However, no involuntary ethnographic ranking system is currently available for grading media content. One reason for this is the lack of automatic methods for meta-data generation. The lack of automatic methods for meta-data generation is a significant barrier to efficient browsing and sharing of digital content.
For example, people watch good and bad movies, but there is no mechanism to efficiently provide feedback, other than Nielsen ratings and biased opinions of movie critics. Good movies make people cry and laugh, bad movies make people fast forward to skip the boring sections or even abandon viewership. Some content has a few precious segments embedded in vast amounts of long boring predictable sequences. Manual meta-data annotation to indicate good movies and bad movies is not an efficient solution.
In another example, people collect images. Photo albums contain gems and also contain massively boring content. People viewing the collections of images are forced to withstand boredom to get to the gems over and over. Previous viewers do not leave a trace to help others find the gems. Traditional methods (i.e., manual annotations) are not efficient because there is no reason for the viewer to provide an evaluation of a piece of content just seen.
Recently, digital packaging of data and respective meta-data have emerged as an attractive infrastructure solution to content centric distribution and management of digital assets, including 3D models, images, video, and audio—vis-à-vis MPEG-21. In these systems, meta-data has been used to hold packaging manifests for packaged media, to detail and extend semantic content description as well as to provide infrastructure for content addressability to the final user. Traditionally, meta-data is attached to the content upon creation, and most of the meta-data pertains to the description of tangible properties of the multimedia package. Any user specific meta-data is currently input manually which creates a barrier to wide-spread adoption.
For these and other reasons, there is a need for embodiments of the present invention.
In the following detailed description of the embodiments, reference is made to the accompanying drawings which form a part hereof, and in which is shown by way of illustration specific embodiments in which the invention may be practiced. These embodiments are described in sufficient detail to enable those skilled in the art to practice the invention, and it is to be understood that other embodiments may be utilized and that structural, logical and electrical changes may be made without departing from the spirit and scope of the present inventions. The following detailed description is, therefore, not to be taken in a limiting sense, and the scope of the present inventions is defined only by the appended claims.
Embodiments of systems and methods for annotating meta-data with user responses to digital content are described. Digital content refers to digital representations of created works including audio (such as music and spoken words), artwork (such as photographs and graphics), video, text, multimedia and the like; as well as digital representations of new forms of content that become available in the future.
The detailed description is divided into four sections. In the first section, a system overview is provided for embodiments of the invention. In the second section, methods of using example embodiments of the invention are described. In the third section, various example scenarios are described. In the fourth section, a general hardware and operating environment in conjunction with which embodiments of the invention can be practiced is described.

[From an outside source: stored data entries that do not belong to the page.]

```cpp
#define HTAB_EMPTY 0xFFFFFFFFu
void launch_run_heads(const u32* bkt, u32 E, u32* flags, hipStream_t st);
void launch_run_list(const u32* bkt, const u32* flags, const u32* ridx, u32 E, u32 U, u32* ub, u32* ubeg, u32* cnt, hipStream_t st);
void launch_dir_build(const u32* ub, u32 U, u64* dir , hipStream_t st);
void launch_htab_insert(const u32* ub, const u32* ubeg, u32 U, u32* hkey, u64* hval, int hshift, u32 hmask, hipStream_t st);
#define INDEX_STATS_BLOCKS 2048
void launch_index_stats(const u32* counts, u32 NC, u64* stats_buf , hipStream_t st);
void launch_encode_band32(const u64* entries, u32 E, int ba, const u32* gbase , const u32* roff , u32* dk32, hipStream_t st);
void launch_encode_delta(const u64* entries, u32 E, int sh_subj, int sh_diag, u32 maxslen, u64* dkeys, hipStream_t st);
void launch_index_fixlast(u64* entries, u32 lo, u32 E, hipStream_t st);

void launch_qhash(const u32* words, u32 Ppad, const SeedCfg& cfg, const HashLut& lut, u32* qbucket, hipStream_t st);
void launch_bounds(const u32* qbucket, u32 Ppad, int AS, const u32* hkey, const u64* hval, int hshift, u32 hmask, const u64* dir ,
                   const u32* ubeg, u32 NC, u32 E, u32* sbeg, u32* scnt, u32* pcnt, hipStream_t st);
void launch_ksc_order(const u8* q_scls, const u32* qoff, u32 nq, u32 q_long , int mink,
                      const signed char* b62c, u64* gx, u32* gL, u32* gR , u32* korder, hipStream_t st,
                      hipStream_t st_long );
int ksc_lds_max();
void launch_ksc_order_list(const u8* q_scls, const u32* qoff, u32 nq, const u32* list, u32 nlist, u8* have, u32 q_long, int mink, const signed char* b62c,
                           u64* gx, u32* gL, u32* gR, u32* korder, hipStream_t st, hipStream_t st_long);
void launch_cap_all(const u32* qoff, u32 nq, int mink, const u32* pcnt, i64 threshold, u8* mark, unsigned long long* qhits, unsigned long long* over,
                    u32* open_list, hipStream_t st);
void launch_cap(const u32* korder, const u32* qoff, u32 q0, u32 nq , int mink, const u32* pcnt, i64 threshold, u8* mark,
                unsigned long long* qhits, const u32* list, u32 nlist, hipStream_t st);
void launch_effcnt(const u8* mark, const u32* scnt, int AS, u32 p_lo, u32 p_hi, u32* eff, u32* nz, hipStream_t st);
void launch_compact_seeds(const u8* mark, const u32* scnt, const u32* hoff, const u32* cidx, const u32* sbeg, const u32* q_pseq, const u32* qoff,
                          u32 p_lo, u32 p_hi, int AS, const KeyLayout& kl, u32* cs_hoff, u32* cs_beg, u64* cs_kbase, hipStream_t st);
u32 lookup_num_blocks(u32 H);
void launch_lookup_blockfirst(const u32* cs_hoff, u32 K, u32 H, u32* wave_first, hipStream_t st);
void launch_lookup(const u32* cs_hoff, const u32* cs_base, const u64* cs_kbase, const u32* wave_first, u32 K, u32 H,
                   const void* dkeys , bool compact, const u32* roff, const KeyLayout& kl, u32 maxslen,
                   u64* keys, hipStream_t st);

void launch_group_list(const u32* flags, const u32* gidx, u32 H, u32* ghead, hipStream_t st);
u32 ungap_shard_cap(u32 H);
void launch_ungap(const u64* keys, u32 H, const KeyLayout& kl, const KeyLayout& klr, const void* btab, bool gallop, bool ft_walk, const u8* q_scls, const u32* qoff,
                  const u8* r_scls, const u32* roff, const signed char* b62g, u32* shard_cnt, u32 shard_cap, u64* p_qs, u64* p_sd,
// ... 154 lines not shown
```

swiftortho_amd/csrc/tune.h:

```cpp
#pragma once
#include <cstdlib>
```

System Overview. A system overview of example embodiments of the invention is described by reference to
In one embodiment, the inputs 108 represent data about a user's response to digital content. In another embodiment, the inputs 108 also represent data to identify a user. A user is any entity that interacts with or makes use of digital content. In an example embodiment, a user is an individual and the data about the user's response to digital content represents the individual's opinion. In alternate embodiments, examples of users include consumers, communities, organizations, corporations, consortia, governments and other bodies. In this alternate embodiment, the data about the user's response represents an opinion of a group. For example, the users may be an audience at a movie theater. In one embodiment, the data about the user's response represents individual opinions of members of the audience at the movie theater. In an alternate embodiment, the data about the user's response represents a single group opinion for the entire audience at the movie theater.

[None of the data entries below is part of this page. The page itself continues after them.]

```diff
@@ -926,24 +921,26 @@
     else launch_polyexp_u<0>(a, frames, s);
 }
 
-__global__ void k_pack_R5(const float* R5, float4* RA, float* RB, int n) {
+__global__ void k_pack_R5(const float* R5, float4* RA, float* RB, int n, float sa, float sb) {
     int i = blockIdx.x * blockDim.x + threadIdx.x;
     if (i < n) {
-        RA[i] = make_float4(R5[5 * i], R5[5 * i + 1], R5[5 * i + 2], R5[5 * i + 3]);
-        RB[i] = R5[5 * i + 4];
-    }
-}
-__global__ void k_unpack_R5(const float4* RA, const float* RB, float* R5, int n) {
+        RA[i] = make_float4(R5[5 * i] * sa, R5[5 * i + 1] * sa, R5[5 * i + 2] * sa, R5[5 * i + 3] * sa);
+        RB[i] = R5[5 * i + 4] * sb;
+    }
+}
+__global__ void k_unpack_R5(const float4* RA, const float* RB, float* R5, int n, float ua, float ub) {
     int i = blockIdx.x * blockDim.x + threadIdx.x;
     if (i < n) {
         float4 v = RA[i];
-        R5[5 * i] = v.x; R5[5 * i + 1] = v.y; R5[5 * i + 2] = v.z; R5[5 * i + 3] = v.w;
-        R5[5 * i + 4] = RB[i];
-    }
-}
-void rc_launch_pack_R5(const float* R5, float4* RA, float* RB, int n, hipStream_t s) {
-    hipLaunchKernelGGL(k_pack_R5, dim3((n + 255) / 256), dim3(256), 0, s, R5, RA, RB, n);
-}
-void rc_launch_unpack_R5(const float4* RA, const float* RB, float* R5, int n, hipStream_t s) {
-    hipLaunchKernelGGL(k_unpack_R5, dim3((n + 255) / 256), dim3(256), 0, s, RA, RB, R5, n);
-}
+        R5[5 * i] = v.x * ua; R5[5 * i + 1] = v.y * ua; R5[5 * i + 2] = v.z * ua; R5[5 * i + 3] = v.w * ua;
+        R5[5 * i + 4] = RB[i] * ub;
+    }
+}
+void rc_launch_pack_R5(const float* R5, float4* RA, float* RB, int n, int fast_scale, hipStream_t s) {
+    hipLaunchKernelGGL(k_pack_R5, dim3((n + 255) / 256), dim3(256), 0, s, R5, RA, RB, n, fast_scale ? 0.5f : 1.f,
+                       fast_scale ? 0.25f : 1.f);
+}
+void rc_launch_unpack_R5(const float4* RA, const float* RB, float* R5, int n, int fast_scale, hipStream_t s) {
+    hipLaunchKernelGGL(k_unpack_R5, dim3((n + 255) / 256), dim3(256), 0, s, RA, RB, R5, n, fast_scale ? 2.f : 1.f,
+                       fast_scale ? 4.f : 1.f);
+}
diff --git a/ripcurrents_amd/csrc/rc_common.h b/ripcurrents_amd/csrc/rc_common.h
--- a/ripcurrents_amd/csrc/rc_common.h
+++ b/ripcurrents_amd/csrc/rc_common.h
@@ -194,5 +194,5 @@
 };
 void rc_launch_flow_area_init(const RcFlowAreaArgs& a, int pairs, hipStream_t s);
 
-void rc_launch_pack_R5(const float* R5, float4* RA, float* RB, int n, hipStream_t s);
-void rc_launch_unpack_R5(const float4* RA, const float* RB, float* R5, int n, hipStream_t s);
+void rc_launch_pack_R5(const float* R5, float4* RA, float* RB, int n, int fast_scale, hipStream_t s);
+void rc_launch_unpack_R5(const float4* RA, const float* RB, float* R5, int n, int fast_scale, hipStream_t s);
diff --git a/ripcurrents_amd/csrc/rc_plan.cpp b/ripcurrents_amd/csrc/rc_plan.cpp
--- a/ripcurrents_amd/csrc/rc_plan.cpp
+++ b/ripcurrents_amd/csrc/rc_plan.cpp
@@ -144,6 +144,16 @@
         s2 += (k ? 2. : 0.) * xxg[k];
     }
     pk.kdc = sg * sg * pk.ig03 + sg * s2 * pk.ig33;
+    memset(pk.qh, 0, sizeof(pk.qh));
+    memset(pk.xga, 0, sizeof(pk.xga));
+    memset(pk.xgb, 0, sizeof(pk.xgb));
+    const double sa = pk.ig11 * 0.5, sb = (pk.ig55 * 0.25) / sa;
+    for (int k = 0; k <= pk.n_eff; k++) {
+        pk.qh[k] = (float)(0.5 * (pk.ig03 * (double)g[k] + pk.ig33 * (double)xxg[k]));
+        pk.xga[k] = (float)((double)xg[k] * sa);
+        pk.xgb[k] = (float)((double)xg[k] * sb);
+    }
+    pk.kdch = 0.5 * pk.kdc;
     return RC_OK;
 }
 
diff --git a/ripcurrents_amd/csrc/rc_plan.h b/ripcurrents_amd/csrc/rc_plan.h
--- a/ripcurrents_amd/csrc/rc_plan.h
+++ b/ripcurrents_amd/csrc/rc_plan.h
@@ -27,6 +27,10 @@
     double kdc;
     int n;
     int n_eff;
+    float qh[RC_MAX_POLY_N + 1];
+    float xga[RC_MAX_POLY_N + 1];
+    float xgb[RC_MAX_POLY_N + 1];
+    double kdch;
 };
 
 struct RcWindow {
diff --git a/ripcurrents_amd/csrc/rcflow_api.hip b/ripcurrents_amd/csrc/rcflow_api.hip
--- a/ripcurrents_amd/csrc/rcflow_api.hip
+++ b/ripcurrents_amd/csrc/rcflow_api.hip
@@ -318,6 +318,17 @@
     ig[0] = pk.ig11; ig[1] = pk.ig03; ig[2] = pk.ig33; ig[3] = pk.ig55;
     *n_eff = pk.n_eff;
     *kdc = pk.kdc;
+    return RC_OK;
+}
+extern "C" int rcflow_debug_plan_poly_folded(int n, double sigma, int exact_taps, float* qh, float* xga, float* xgb, double* kdch) {
+    if (n < 1 || n > RC_MAX_POLY_N || !(sigma >= 0) || !qh || !xga || !xgb || !kdch) return RC_EINVAL;
+    RcPolyK pk;
+    const int rc = rc_plan_prepare_poly(n, sigma, exact_taps, pk);
+    if (rc) return rc;
+    memcpy(qh, pk.qh, (n + 1) * sizeof(float));
+    memcpy(xga, pk.xga, (n + 1) * sizeof(float));
+    memcpy(xgb, pk.xgb, (n + 1) * sizeof(float));
+    *kdch = pk.kdch;
     return RC_OK;
 }
 extern "C" int rcflow_debug_plan_pyr_kernel(int ksize, double sigma, float* taps) {
@@ -1339,7 +1350,7 @@
     if ((rc = rc_plan_prepare_poly(poly_n, poly_sigma, ctx->exact_taps || ctx->exact == 1, qa.pk))) return rc;
     if (ctx->exact == 1) rc_launch_exact_polyexp(qa, 1, s->cur);
     else rc_launch_polyexp(qa, 1, s->cur);
-    rc_launch_unpack_R5(qa.RA, qa.RB, d_R5, (int)n, s->cur);
+    rc_launch_unpack_R5(qa.RA, qa.RB, d_R5, (int)n, ctx->exact != 1, s->cur);
     RC_HIP(hipGetLastError());
     return RC_OK;
 }
@@ -1358,8 +1369,8 @@
     if ((rc = rc_buf_ensure(s->stage_f32[1], 2 * n * sizeof(float)))) return rc;
     float4* RA = (float4*)s->stage_f32[0].p;
     float* RB = (float*)s->stage_f32[1].p;
-    rc_launch_pack_R5(d_R0, RA, RB, (int)n, s->cur);
-    rc_launch_pack_R5(d_R1, RA + n, RB + n, (int)n, s->cur);
+    rc_launch_pack_R5(d_R0, RA, RB, (int)n, ctx->exact != 1, s->cur);
+    rc_launch_pack_R5(d_R1, RA + n, RB + n, (int)n, ctx->exact != 1, s->cur);
     RcWindow win;
     rc_plan_window(winsize, flags, win);
     if (ctx->exact == 1) {
```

Embodiments of the invention are not limited to any particular type of data about a user's response to digital content. Some types of data about a user's response include, but are not limited to, data from physiological processes, data from nonverbal communications, data from verbal communications, and data from the user's browsing or viewing patterns. Some examples of data from physiological processes include breathing, heart rate, blood pressure, galvanic response, eye movement, muscle activity, and the like. Some examples of data from nonverbal communications include data representing facial gestures, gazing patterns, and the like. Some examples of data from verbal communications include speech patterns, specific vocabulary, and the like. Some examples of data from the user's browsing or viewing patterns include the length of time spent viewing the digital content and the number of times the digital content is viewed.
Outputs 112 represent the result produced by the processing module 110 in response to the inputs 108. An example output 112 is user-specific meta-data associated with the digital content. The user-specific meta-data describes the user's response to the digital content. The meta-data is generated automatically from the user's reactions. The meta-data generation is transparent to the user. Another example output 112 is data representing a ranking of the digital content based on the user's responses. In example embodiments in which it is desirable for the ranking to have statistical relevance, user reactions are collected from a statistically significant number of users. In still another embodiment, the output 112 provides an automatic ethnographic ranking system for digital content.

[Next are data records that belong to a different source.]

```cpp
#include <algorithm>
#include <chrono>
#include <cstring>
#include <exception>
#include <type_traits>
#include <utility>

namespace storm {

#ifdef STORM_HIP_PROBES
__device__ unsigned long long g_clock_probe[4];
#define STORM_CLOCK_BEGIN()                                  \
    const uint64_t ck_t0 = __builtin_amdgcn_s_memtime();     \
    const uint64_t ck_r0 = __builtin_amdgcn_s_memrealtime()
#define STORM_CLOCK_END()                                                                           \
    do {                                                                                            \
        if (threadIdx.x == 0) {                                                                     \
            atomicAdd(&g_clock_probe[0], (unsigned long long)(__builtin_amdgcn_s_memtime() - ck_t0)); \
            atomicAdd(&g_clock_probe[1], (unsigned long long)(__builtin_amdgcn_s_memrealtime() - ck_r0)); \
            atomicAdd(&g_clock_probe[2], 1ull);                                                     \
        }                                                                                           \
    } while (0)
#else
#define STORM_CLOCK_BEGIN() do {} while (0)
#define STORM_CLOCK_END() do {} while (0)
#endif

static hipError_t wait_stream(storm_hip_ctx_t* ctx) {
    if (ctx->sync_poll_us > 0) {
        const auto t0 = std::chrono::steady_clock::now();
        for (uint32_t spin = 0;; ++spin) {
            const hipError_t q = hipStreamQuery(ctx->stream);
            if (q != hipErrorNotReady) return q;
            if ((spin & 15u) == 15u &&
                std::chrono::duration<double, std::micro>(std::chrono::steady_clock::now() - t0).count() > ctx->sync_poll_us)
                break;
        }
    }
    return hipStreamSynchronize(ctx->stream);
}

constexpr int kMfmaThreads = 512;
constexpr int kTileStageBytes = kTile * kStageBytes;
constexpr int kRing = 4;

typedef int v8i __attribute__((ext_vector_type(8)));
typedef int v4i __attribute__((ext_vector_type(4)));
typedef float v16f __attribute__((ext_vector_type(16)));

using gptr_t = const __attribute__((address_space(1))) void*;
using lptr_t = __attribute__((address_space(3))) void*;

#include "tile_window.inc"

__device__ __forceinline__ uint32_t spread8_fp4(uint32_t b, uint32_t nib = 2u) {
    uint32_t x = (b | (b << 12)) & 0x000F000Fu;
    x = (x | (x << 6)) & 0x03030303u;
    x = (x | (x << 3)) & 0x11111111u;
    return x * nib;
}

struct ExpandOwn {
    uint32_t rank, count, unit_shift, modulo_units;
};
constexpr ExpandOwn kExpandAll = {0u, 1u, 7u, 0u};

__global__ __launch_bounds__(256) void expand_fp4_kernel(const uint64_t* __restrict__ X,
                                                         uint64_t stride_words,
                                                         uint64_t n_rows_src, uint64_t n_rows_dst,
                                                         uint4* __restrict__ X4, ExpandOwn own,
                                                         uint32_t nib = 2u, uint64_t out_pitch_u4 = 0,
                                                         uint64_t h_begin = 0, uint64_t h_end = 0,
                                                         uint64_t h_dst0 = 0) {
    if (out_pitch_u4 == 0) out_pitch_u4 = stride_words * 2;
    const uint64_t halves_per_row = stride_words * 2;
    if (h_end == 0) h_end = halves_per_row;
    const uint32_t shift = own.unit_shift;
    const uint64_t units = (h_end - h_begin + (1ull << shift) - 1) >> shift;
// ... 379 lines not shown
        STORM_LGKM(0);
    }
#undef STORM_FETCH16
#undef STORM_MUL16
#undef STORM_LGKM
#undef STORM_LGKM_STR

    uint64_t mine = 0;
#pragma unroll
    for (int m = 0; m < 4; ++m) {
        uint32_t part = 0;
#pragma unroll
        for (int n = 0; n < 4; ++n)
#pragma unroll
            for (int r = 0; r < 4; ++r) part += (uint32_t)acc[m][n][r];
        mine += part;
    }
#pragma unroll
    for (int o = 32; o > 0; o >>= 1) mine += __shfl_down(mine, o, 64);
    if (lane == 0 && mine != 0)
        atomicAdd(&slots[(item_idx * (uint32_t)kStripWaves + wave) & (kSlots - 1)],
                  (unsigned long long)mine);
}

constexpr int kSb16ImgRing = 3;
constexpr int kSb16BitRing = 3;
[[maybe_unused]] constexpr int kSb16BitStage = kStripBRows * 64;
constexpr uint32_t kSb16ImgBytes = kSb16ImgRing * kStripStageBytes;
constexpr uint32_t kSb16Mask = 0x22222222u;

__device__ __forceinline__ v4i sb16_inflate(v4i w, uint32_t rot) {
    v4i e;
    e.x = (int)(__builtin_amdgcn_alignbit((uint32_t)w.x, (uint32_t)w.x, rot) & kSb16Mask);
    e.y = (int)(__builtin_amdgcn_alignbit((uint32_t)w.y, (uint32_t)w.y, rot) & kSb16Mask);
    e.z = (int)(__builtin_amdgcn_alignbit((uint32_t)w.z, (uint32_t)w.z, rot) & kSb16Mask);
    e.w = (int)(__builtin_amdgcn_alignbit((uint32_t)w.w, (uint32_t)w.w, rot) & kSb16Mask);
    return e;
}

#define STORM_SB16_WAVES 4
#define STORM_SB16_NAME strip16_bits_kernel
#include "strip16_bits_kernel.inc"
#undef STORM_SB16_WAVES
#undef STORM_SB16_NAME
#define STORM_SB16_WAVES 8
#define STORM_SB16_NAME strip16_bits2_kernel
#include "strip16_bits_kernel.inc"
#undef STORM_SB16_WAVES
#undef STORM_SB16_NAME

constexpr uint32_t kSr16SliceBytes = 16;
constexpr uint32_t kSr16PerTile = kStripRowsATile / kStripBRows;
constexpr uint32_t kSr16StageBytes = kStripBRows * 64;
constexpr uint32_t kSr16ImgBytes = 3 * kSr16StageBytes;
constexpr uint32_t kSr16BitRing = 3;
constexpr uint32_t kSr16BitStage = 4 * 256;

__device__ __forceinline__ v4i sr16_inflate(uint32_t w) {
    v4i e;
    e.x = (int)(__builtin_amdgcn_alignbit(w, w, 31u) & kSb16Mask);
    e.y = (int)(w & kSb16Mask);
    e.z = (int)(__builtin_amdgcn_alignbit(w, w, 1u) & kSb16Mask);
    e.w = (int)(__builtin_amdgcn_alignbit(w, w, 2u) & kSb16Mask);
    return e;
}
#include "strip16_rows_kernel.inc"

[[maybe_unused]] constexpr int kT16Ring = 4;
constexpr int kT16RowBytes = 128;
[[maybe_unused]] constexpr int kT16StageBytes = kTile * kT16RowBytes;

#ifdef STORM_HIP_PROBES
#include "../../tools/probes/tile16_fp4.hip"
#endif

[[maybe_unused]] constexpr int kTbThreads = 256;
constexpr int kTbRing = 4;
constexpr int kTbRowBytes = 64;
constexpr int kTbImageBytes = kTile * kTbRowBytes;
constexpr int kTbStageBytes = 2 * kTbImageBytes;

template <int C>
__device__ __forceinline__ v4i tb_inflate(v4i w) {
    typedef unsigned v4u __attribute__((ext_vector_type(4)));
    if constexpr (C == 3) return (v4i)(((v4u)w >> 1u) & 0x44444444u);
    else return w & (int)(0x11111111u << C);
}
template <int C>
__device__ __forceinline__ int tb_scale() {
    return C == 0 ? 128 : C == 1 ? 127 : 126;
}

template <int MB>
__device__ __forceinline__ void tb_store_interior(const v16f (&acc)[MB][4], uint8_t* lds_wave,
                                                  uint32_t* __restrict__ out_tile, uint64_t ld,
                                                  uint32_t lane, const uint32_t* __restrict__ row_counts,
                                                  uint32_t i0, uint32_t j0, uint32_t and_weight) {
    uint32_t* w32 = reinterpret_cast<uint32_t*>(lds_wave);
    const uint4* r128 = reinterpret_cast<const uint4*>(lds_wave);
    uint32_t nj[4] = {0u, 0u, 0u, 0u};
    if (row_counts) {
#pragma unroll
        for (int n = 0; n < 4; ++n) nj[n] = row_counts[j0 + (uint32_t)n * 32u + (lane & 31u)];
    }
#pragma unroll
    for (int m = 0; m < MB; ++m) {
#pragma unroll
// ... 1586 lines not shown
            l.n = (uint32_t)items.size();
            if (l.n) {
                if (int rc_up = upload_bytes(ctx, l.d, items.data(), items.size() * sizeof(StripItem))) return rc_up;
                STORM_HIP_TRY(hipStreamSynchronize(ctx->stream));
            }
            l.key = rq;
        }
        STORM_HIP_TRY(hipStreamWaitEvent(ctx->stream, l.landed, 0));
        if (l.n) {
            hipLaunchKernelGGL(strip16_bits_kernel, dim3(l.n), dim3(kStripThreads), (size_t)ctx->k2_lds_pad, ctx->stream,
                               reinterpret_cast<const uint8_t*>(m->d), pitch, l.d.d, ctx->d_slots,
                               (unsigned long long*)nullptr, (uint32_t)kSlots);
            STORM_HIP_TRY(hipGetLastError());
        }
        n_total += l.n;
    }
    ctx->last_info[0] = n_total;
    ctx->last_info[1] = ctx->k2_stages_per_item;
    ctx->last_info[2] = 1;
    ctx->last_info[3] = n_panels;
    return launch_fold_slots(ctx, d_total);
}

int strip_operands_of(const storm_hip_ctx_t* ctx) {
    if (ctx->k2_strip_operands == 6) return 5;
    if (ctx->k2_strip_operands != 0) return ctx->k2_strip_operands;
    return (ctx->k2_ring == kStripRingDefault && ctx->k2_shape == 16) ? 5 : 4;
}
int launch_pairw_mfma(storm_hip_ctx_t* ctx, const storm_hip_matrix_s* m, uint32_t shard_rank,
                      uint32_t shard_count, uint64_t* d_total) {
    const int strip_mode = ctx->variant == 5 ? 2 : ctx->variant == 4 ? 1 : 0;
    const int operands = strip_operands_of(ctx);
    if (strip_mode == 1 && (operands == 1 || operands == 2 || operands == 3 || operands == 5) && !ctx->k2_persistent && ctx->k2_debug == 0 &&
        (m->n_rows + kStripATile - 1) / kStripATile * kStripATile <= m->n_rows_pad &&
        m->stride_words * 8 * (uint64_t)kStripBRows < (1ull << 32))
    {
        const bool wide = operands == 5 && ctx->k2_strip_operands == 6 && (m->n_rows + 511u) / 512u * 512u <= m->n_rows_pad;
        ctx->k2_operands_used = wide ? 6 : operands;
        return launch_pairw_bits(ctx, m, shard_rank, shard_count, wide ? 6 : operands, d_total);
    }
    ctx->k2_operands_used = 4;
    const uint64_t tile = strip_mode == 2 ? 512 : kStripATile;
    const uint64_t n_rows4 = (m->n_rows + tile - 1) / tile * tile;
    std::vector<RowRange> ranges;
    if (m->n_rows > 1) ranges.push_back({0, m->n_rows});
    return launch_pairw_mfma_ranges(ctx, m->d, m->stride_words, m->n_rows_pad, n_rows4, ranges,
                                    shard_rank, shard_count, strip_mode, d_total, m->generation,
                                    m->n_words);
}

}

#ifdef STORM_HIP_PROBES
extern "C" int storm_hip_probe_clock(uint64_t out[3]) {
    unsigned long long v[4] = {0, 0, 0, 0};
    if (hipDeviceSynchronize() != hipSuccess) return STORM_HIP_EINVAL;
    if (hipMemcpyFromSymbol(v, HIP_SYMBOL(storm::g_clock_probe), sizeof(v)) != hipSuccess) return STORM_HIP_EINVAL;
    out[0] = v[0];
    out[1] = v[1];
    out[2] = v[2];
    const unsigned long long z[4] = {0, 0, 0, 0};
    if (hipMemcpyToSymbol(HIP_SYMBOL(storm::g_clock_probe), z, sizeof(z)) != hipSuccess) return STORM_HIP_EINVAL;
    return STORM_HIP_OK;
}
#endif
```

### stormbitmaps_amd/csrc/strip16_rows_kernel.inc

```
__global__ __launch_bounds__(256, 4) void strip16_rows_kernel(
    const uint8_t* __restrict__ X, uint64_t row_bytes, const StripItem* __restrict__ items,
    unsigned long long* __restrict__ slots, unsigned long long* __restrict__ out, uint32_t fold_slots) {
    __shared__ __attribute__((aligned(1024))) uint8_t lds_raw[kSr16ImgBytes + kSr16BitRing * kSr16BitStage];

    constexpr uint32_t kW = 4u;
    STORM_CLOCK_BEGIN();
    const uint32_t tid = threadIdx.x;
    const uint32_t lane = tid & 63u;
    const uint32_t wave = __builtin_amdgcn_readfirstlane(tid >> 6);
    const StripItem it = items[blockIdx.x];
    const uint64_t kbyte = (uint64_t)it.ks * (uint64_t)kSr16SliceBytes;
    const uint32_t D = it.diag ? kSr16PerTile : 0u;
    const uint32_t T = D + (it.j1 - it.j0);
    const uint32_t cslot = (3u - D % 3u) % 3u;

    const uint32_t lds_base =
        (uint32_t)(uintptr_t)(__attribute__((address_space(3))) uint8_t*)&lds_raw[0];
    const uint32_t pr = wave * 16u + (lane >> 2);
    const uint32_t goff0 = pr * (uint32_t)row_bytes + (lane & 3u) * 4u;
    const uint32_t bits_rd = lds_base + kSr16ImgBytes + wave * 256u + lane * 4u;
    const uint32_t img_wr = lds_base + pr * 64u + (((lane & 3u) ^ ((0x78u >> (2u * ((pr >> 2) & 3u))) & 3u)) * 16u);

    auto issue = [&](uint32_t s, uint32_t slot) {
        const uint32_t sc = min(s, T - 1u);
        const uint32_t blk = sc < D ? it.a_row0 / (uint32_t)kStripBRows + sc : it.j1 - 1u - (sc - D);
        const uint8_t* base = X + (uint64_t)(blk * (uint32_t)kStripBRows) * row_bytes + kbyte;
        const __amdgpu_buffer_rsrc_t rsrc =
            __builtin_amdgcn_make_buffer_rsrc(const_cast<uint8_t*>(base), 0, -1, 0x00020000);
        __builtin_amdgcn_raw_ptr_buffer_load_lds(
            rsrc, (lptr_t)(lds_raw + kSr16ImgBytes + slot * kSr16BitStage + wave * 256u), 4,
            (int)goff0, 0, 0, 0);
    };

    v4i a[8];
    {
        const uint8_t* ap = X + (uint64_t)(it.a_row0 + wave * 64u + (lane & 15u)) * row_bytes + kbyte +
                            (lane >> 4) * 4u;
        uint32_t aw[8];
#pragma unroll
        for (int m = 0; m < 8; ++m)
            aw[m] = *reinterpret_cast<const uint32_t*>(ap + (uint64_t)((m & 3) * 16 + (m >> 2) * 256) * row_bytes);
        issue(0u, cslot);
        issue(1u, (cslot + 1u) % 3u);
        issue(2u, (cslot + 2u) % 3u);
#pragma unroll
        for (int m = 0; m < 8; ++m) a[m] = sr16_inflate(aw[m]);
    }

    v4f acc[8][2];
#pragma unroll
    for (int m = 0; m < 8; ++m)
#pragma unroll
        for (int n = 0; n < 2; ++n) acc[m][n] = v4f{};

    const uint32_t boff = lds_base + (lane & 15u) * 64u + (((lane >> 4) ^ ((0x78u >> (2u * ((lane & 15u) >> 2))) & 3u)) * 16u);

#pragma unroll
    for (int m = 0; m < 8; ++m) asm volatile("" ::"v"(a[m]));
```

An annotation is a comment or extra information associated with the digital content. Embodiments of the invention are not limited to any particular type of annotation. In an example embodiment, the annotations are attributes of the user's response. Example attributes include a length of time spent browsing a given image, a number of times a given image is forwarded to others, or a galvanic response (excitement, nervousness, anxiety, etc.). Embodiments of the invention are not limited to meta-data annotations with to these attributes though. Any parameter of a user's response to digital content can be annotated in the meta-data 118.
In one embodiment, the meta-data schema is a database record (tuple) that describes the attributes of the user's response (i.e. the kinds of parameters being measured). In a system with multiple users, the multiple user responses are kept as a list of individual responses in the meta-data 118 according to one embodiment of the invention. In an alternate embodiment, statistical summaries are generated from the multiple user responses. The statistical summaries are kept in the meta-data 118 rather than the individual responses. An example of a statistical summary is a value for an average anxiety response.
Referring back for
First, as shown in
Embodiments of the invention are not limited to any particular mechanism to identify a user 120. Some example mechanisms to identify a user 120 include, but are not limited to, biometric identification devices and electronic identification devices. Some examples of biometric identification devices include fingerprinting technology, voice recognition technology, iris or retinal pattern technology, face recognition technology (including computer vision technologies), key stroke rhythm technology, and other technologies to measure physical parameters. Some examples of electronic identification devices include radio frequency tags, badges, stickers or other identifiers that a user wears or carries to identify themselves. Other examples of electronic identification devices include devices that are remote from the user such as a smart floor or carpet that identifies a user.
Second, as shown in
Embodiments of the invention are not limited to any particular mechanism to observer a user's reaction 122 to the digital content. Some example mechanisms to observe a user's reaction 122 include sensors that are in physical contact with the user and other examples include sensors that are not in physical contact with the user. Examples of sensors that are in physical contact with the user include sensors placed in items that the user handles or touches such as a computer mouse, a keyboard, a remote control, a chair, jewelry, accessories (such as watches, glasses, or gloves), clothing, and the like. Examples of sensors that are not in physical contact with the user include cameras, microphones, active range finders and other remote sensors.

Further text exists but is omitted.